Ketamine for treatment-resistant obsessive-compulsive disorder: Double-blind active-controlled crossover study

Affiliations
Randomized Controlled Trial

Ketamine for treatment-resistant obsessive-compulsive disorder: Double-blind active-controlled crossover study

Ben Beaglehole et al. J Psychopharmacol. 2025 Jan.

Abstract

Background: Obsessive-Compulsive Disorder (OCD) may respond to ketamine treatment.

Aim: To examine the responsiveness and tolerability of treatment-refractory OCD to intramuscular (IM) ketamine compared to IM fentanyl.

Methods: This was a randomised double-blind psychoactive-controlled study with single doses of racemic ketamine 0.5 mg/kg, 1.0 mg/kg or fentanyl 50 µg (psychoactive control). Pre-dosing with 4 mg oral ondansetron provided nausea prophylaxis. Eligible participants were aged between 18 and 50 years with severe treatment-resistant OCD. The primary efficacy measure was the Yale-Brown Obsessive-Compulsive Scale (Y-BOCS). Tolerability was measured with the Clinician-Administered Dissociative States Scale (CADSS). Repeated measures analysis of variance with orthogonal polynomial trends was used to assess the effect of drug treatment on Y-BOCS and CADSS scores.

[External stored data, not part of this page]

template <bool FSMEM, bool DIAG>
__device__ __forceinline__ bool riccati_mfma(int N, const double* rec, double* kK, double* fwd, const double* cst, double inv_half_dt, double lamb_in,
                                             unsigned long long* sub) {
  constexpr int C0 = -1, C1 = -2, CDT = -3, CW = -4, C2 = -5;
  const int lane = threadIdx.x;
  const int e = ((lane >> 4) << 2) | (lane & 3);
  const bool odd = (lane & 4) != 0;
  const int slotA = e == 0 || e == 5 || e == 10 || e == 15 ? C1 : e == 2 ? 10 : e == 6 ? 11 : e == 3 ? 12 : e == 7 ? 13 : C0;
  const int slotB = e == 0 ? 10 : e == 4 ? 11 : e == 8 ? C2 : e == 13 ? CDT : C0;
  const int slotXX = e == 0 ? 3 : e == 1 || e == 4 ? 4 : e == 5 ? 5 : e == 10 ? CW : C0;
  const int slotX = e == 2 ? 0 : e == 6 ? 1 : e == 10 ? 2 : C0;
  const int slotUU = e == 0 ? 8 : e == 5 ? 9 : e == 2 ? 6 : e == 6 ? 7 : C0;
  const double* low = rec + (N - 2) * RECF;
  MfmaCursor cur;
  mfma_place(cur.AB, cur.sAB, odd ? slotB : slotA, low, cst);
  mfma_place(cur.AA, cur.sAA, slotA, low, cst);
  mfma_place(cur.BB, cur.sBB, slotB, low, cst);
  mfma_place(cur.Ca, cur.sCa, odd ? slotX : slotXX, low, cst);
  mfma_place(cur.Cb, cur.sCb, odd ? slotUU : C0, low, cst);
  double m00 = e == 0 ? 1.0 : 0.0, m01 = e == 1 || e == 4 ? 1.0 : 0.0, m11 = e == 5 ? 1.0 : 0.0;
  double mvc = odd && (lane & 3) == 2 ? 1.0 : 0.0;
  double lamb = lamb_in, lamb0 = lamb_in * (inv_half_dt * inv_half_dt);
  double lamb_row = (lane >> 4) == 0 ? lamb0 : lamb;
  CILQR_PIN(m00); CILQR_PIN(m01); CILQR_PIN(m11); CILQR_PIN(mvc); CILQR_PIN(lamb); CILQR_PIN(lamb0); CILQR_PIN(lamb_row);
  const bool stores = lane == 6 || lane == 22 || lane < 4 || (lane >= 16 && lane < 20);
  const int gslot = lane == 6 ? 0 : lane == 22 ? 1 : lane < 4 ? 2 + lane : 6 + (lane & 3);
  unsigned goff = stores ? (unsigned)(((N - 1) * FREC + gslot) * 8) : (unsigned)((N * FREC + (lane & 15)) * 8);
  const unsigned gstride = stores ? FREC * 8 : 0;
  char* const gbase = reinterpret_cast<char*>(fwd);
  double* gp = kK + (N - 1) * RECF + (stores ? gslot : 10 + (lane & 3));

  MfmaOperands oa, ob;
  cur.upper(oa);
  double V = odd_blocks_from_even(oa.Ca), vc = oa.Ca * mvc;
  int signs_v = 0, signs_s = 0;
  double det0 = 0.0;
  auto step = [&](const MfmaOperands& o) {
    unsigned long long s0 = 0, s1 = 0, s2 = 0, s3 = 0;
    if (DIAG) stamp_request(s0, V);
    const double P = CILQR_MFMA(V, o.AB, vc);
    const double Db = CILQR_MFMA(o.BB, P, o.Cb);
    const double Da = CILQR_MFMA(o.AA, P, o.Ca);
    const double a = readlane_f64(Db, 4), b = readlane_f64(Db, 5), d = readlane_f64(Db, 21);
    if (DIAG) stamp_request(s1, a + b + d);
    const double bb = b * b;
    det0 = fma(a, d, -bb);
    signs_v |= __double2hiint(det0);
    signs_s |= __double2hiint(a) | __double2hiint(d);
    const double ar = a + lamb0, dr = d + lamb;
    const double nr = -rcp_newton(fma(ar, dr, -bb));
    if (DIAG) stamp_request(s2, nr);
    const double adj = fma(ar, m11, fma(-b, m01, dr * m00));
    const double Dk = CILQR_MFMA(adj, Db, 0.0) * nr;
    const double H0 = fma(lamb_row, Dk, Db);
    const double H = odd_blocks_from_even(H0);
    double Dv = CILQR_MFMA(H, Dk, Da);
    vc = Dv * mvc;
    CILQR_PIN(vc);
    CILQR_PIN(Dv);
    V = odd_blocks_from_even(Dv);
    if (FSMEM) {
      *reinterpret_cast<double*>(gbase + goff) = Dk;
      goff -= gstride;
      asm volatile("" : "+v"(goff));
    } else {
      *gp = Dk;
      gp -= RECF;
    }
    if (DIAG) {
      stamp_request(s3, V);
      stamps_collect(s0, s1, s2, s3);
      sub[5] += s1 - s0; sub[6] += s2 - s1; sub[7] += s3 - s2;
    }
  };
  auto trip = [&] {
    cur.lower(ob);
    step(oa);
    cur.back();
    cur.upper(oa);
    step(ob);
  };
  bool two_left;
  if (FSMEM) {
    two_left = ((N - 1) & 1) != 0;
    for (int trips = (N - 1) >> 1; trips > 0; --trips) trip();
  } else {
    int j = N - 1;
    for (; j >= 2; j -= 2) trip();
    two_left = j == 1;
  }
  if (two_left) {
    cur.lower(ob);
    step(oa);
    step(ob);
  } else {
    step(oa);
  }
  return __builtin_amdgcn_ballot_w64((signs_v | signs_s) < 0 || !(det0 == det0)) == 0;
}

typedef __attribute__((address_space(3))) double lds_f64;
struct MfmaLdsCursor {
  const lds_f64 *AB, *AA, *BB, *Ca, *Cb;
  int sAB, sAA, sBB, sCa, sCb;
  __device__ __forceinline__ void upper(MfmaOperands& o) const { o.AB = AB[RECF]; o.AA = AA[RECF]; o.BB = BB[RECF]; o.Ca = Ca[RECF]; o.Cb = Cb[RECF]; }
  __device__ __forceinline__ void lower(MfmaOperands& o) const { o.AB = AB[0]; o.AA = AA[0]; o.BB = BB[0]; o.Ca = Ca[0]; o.Cb = Cb[0]; }
};
__device__ __forceinline__ void mfma_place(const lds_f64*& ptr, int& stride, int slot, const lds_f64* low, const lds_f64* cst) {
  ptr = slot >= 0 ? low + slot : cst + (-1 - slot);
  stride = slot >= 0 ? 2 * RECF : 0;
}
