diff --git a/mitsuba3dopplertof_amd/csrc/dtof_pair_walk.h b/mitsuba3dopplertof_amd/csrc/dtof_pair_walk.h
--- /dev/null
+++ b/mitsuba3dopplertof_amd/csrc/dtof_pair_walk.h
@@ -0,0 +1,25 @@
+#pragma once
+#include <stdint.h>
+
+#ifndef DTOF_HD
+#if defined(__HIP__)
+#define DTOF_HD __host__ __device__ __forceinline__
+#else
+#define DTOF_HD inline
+#endif
+#endif
+
+namespace dtof {
+
+struct FlatBest { float t, u, v; uint32_t obj; };
+
+DTOF_HD void flat_best_take(FlatBest &b, bool hit, float t, float u, float v, uint32_t oi) {
+    const bool take = (int) hit & (int) (t < b.t);
+    b.t = take ? t : b.t; b.u = take ? u : b.u; b.v = take ? v : b.v; b.obj = take ? oi : b.obj;
+}
+DTOF_HD void pair_merge_upper(FlatBest &b, const FlatBest &upper) {
+    const bool take = upper.t < b.t;
+    b.t = take ? upper.t : b.t; b.u = take ? upper.u : b.u; b.v = take ? upper.v : b.v; b.obj = take ? upper.obj : b.obj;
+}
+
+}
diff --git a/mitsuba3dopplertof_amd/csrc/dtof_render.hip b/mitsuba3dopplertof_amd/csrc/dtof_render.hip
--- a/mitsuba3dopplertof_amd/csrc/dtof_render.hip
+++ b/mitsuba3dopplertof_amd/csrc/dtof_render.hip
@@ -1824,6 +1824,32 @@
     });
 }
 
+int dtof_flat_query_pairs(dtof_scene *sc, int any, uint32_t n, const float *rays8, float *out3, int32_t *ids) {
+    return guarded([&] {
+        if (!sc || (n && (!rays8 || !ids || (!any && !out3)))) throw std::runtime_error("null argument");
+        if (n & 1u) throw std::runtime_error("dtof_flat_query_pairs: an odd number of rays");
+        if (n > (1u << 24)) throw std::runtime_error("dtof_flat_query_pairs: more than 2^24 rays in one call");
+        for (uint32_t i = 0; i < n; i += 2) {
+            const float *a = rays8 + (size_t) i * 8, *b = a + 8;
+            if (memcmp(a, b, 24) != 0 || memcmp(a + 7, b + 7, 4) != 0)
+                throw std::runtime_error("dtof_flat_query_pairs: rays " + std::to_string(i) + " and " + std::to_string(i + 1) + " differ in o, d or maxt");
+        }
+        const SceneTraits t = scene_traits(*sc);
+        const FlatChoice c = flat_choice(t, t.blas_triangles <= 32768 && sc->host.textures.empty(), true, true);
+        if (!kFlatQueryPairsBuilt || c.flat_objects == 0 || !(c.facts & kFactOneWall) || (c.facts & kFlatShapeFields) != (flat_query_facts(2) & kFlatShapeFields))
+            throw std::runtime_error("dtof_flat_query_pairs: the pair form is compiled for a flat table of 5 rectangles whose one instance, of one rectangle, is at index 2" +
+                                     (c.flat_objects ? ", this table has " + std::to_string(c.flat_objects) + " objects" : std::string(", this scene has no flat table")));
+        ensure_device(sc);
+        DevBuf<float> dr, dout; DevBuf<int32_t> dids;
+        dr.ensure((size_t) n * 8); dout.ensure(any ? 1 : (size_t) n * 3); dids.ensure(n);
+        if (n) HIP_CHECK(hipMemcpy(dr.p, rays8, (size_t) n * 32, hipMemcpyHostToDevice));
+        launch_flat_query(sc->d_blob.p, (uint32_t) sc->blob.size(), t.flat_off, c.flat_objects, c.memo_obj, kFlatQueryPairs, any != 0, dr.p, dout.p, dids.p, n, nullptr);
+        HIP_CHECK(hipGetLastError());
+        if (n && !any) HIP_CHECK(hipMemcpy(out3, dout.p, (size_t) n * 12, hipMemcpyDeviceToHost));
+        if (n) HIP_CHECK(hipMemcpy(ids, dids.p, (size_t) n * 4, hipMemcpyDeviceToHost));
+    });
+}
+
 #ifdef DTOF_TRAVERSAL_STATS
 int dtof_debug_traversal_stats_n(unsigned long long *out8, uint32_t n) {
     return guarded([&] {
diff --git a/mitsuba3dopplertof_amd/csrc/dtof_shade.h b/mitsuba3dopplertof_amd/csrc/dtof_shade.h
--- a/mitsuba3dopplertof_amd/csrc/dtof_shade.h
+++ b/mitsuba3dopplertof_amd/csrc/dtof_shade.h
@@ -325,6 +325,7 @@
     constexpr bool F_FLAT = (FACTS & kFactFlat) != 0, F_ONE_WALL = (FACTS & kFactOneWall) != 0, F_FUSED_SPLAT = (FACTS & kFactFusedSplat) != 0;
     constexpr bool F_EMITTER_SAMPLED = (FACTS & kFactEmitterSampled) != 0, F_ID24 = (FACTS & kFactIdShift24) != 0, F_SHIFTS = facts_lane_shifts(FACTS);
     constexpr bool F_PAIR = (FACTS & kFactPairSamples) != 0, JUMPS = F_PAIR && DTOF_STREAM_JUMPS, PAIR = F_PAIR && DTOF_PAIR_SAMPLES;
+    constexpr bool WALK_PRIMARY = F_PAIR && DTOF_PAIR_WALK_PRIMARY && pair_walk_shape(FACTS);
     static_assert(!F_PAIR || F_WAVE_PIXEL, "a lane reads its partner's registers: the whole wave is active where it does");
     static_assert(!F_PAIR || (!AREA && SPEC == 0 && KMAX == 1 && F_ONE_EMITTER), "a diffuse BSDF picks no lobe and a lone point light samples nothing: of an iteration's six draws only s2x and s2y are read");
     static_assert(!F_PAIR || (F_NO_RR && F_CORRELATED && F_DOPPLER_CORR && F_WHOLE_PATH && F_SINGLE_PASS && (FACTS & kFactStratifiedPairs) != 0), "every draw comes from the stream lanes 2k and 2k + 1 share, none is looked at for roulette, no state outlives the launch");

Results: Twelve participants were randomised and 10 completed the study (7 females, 3 males, mean age 33 years). Two participants dropped out due to not tolerating dissociative effects associated with the study medication. The reductions in Y-BOCS scores were greater and statistically dose-related for both ketamine doses than fentanyl (dose [linear], F(1, 9) = 6.5, p = 0.031). Score changes for all treatments were maximal at 1-2 h with a steady separation of scores out to 168 h. Ketamine was associated with short-term dissociative and cardiovascular effects.

Conclusions: We provide further preliminary evidence for the efficacy and tolerability of IM ketamine in an outpatient cohort of OCD. Additional work is required to establish the optimal dosing regimen and longer-term role of ketamine for OCD. These findings are encouraging given the well-known limitations that exist for treatments in this area.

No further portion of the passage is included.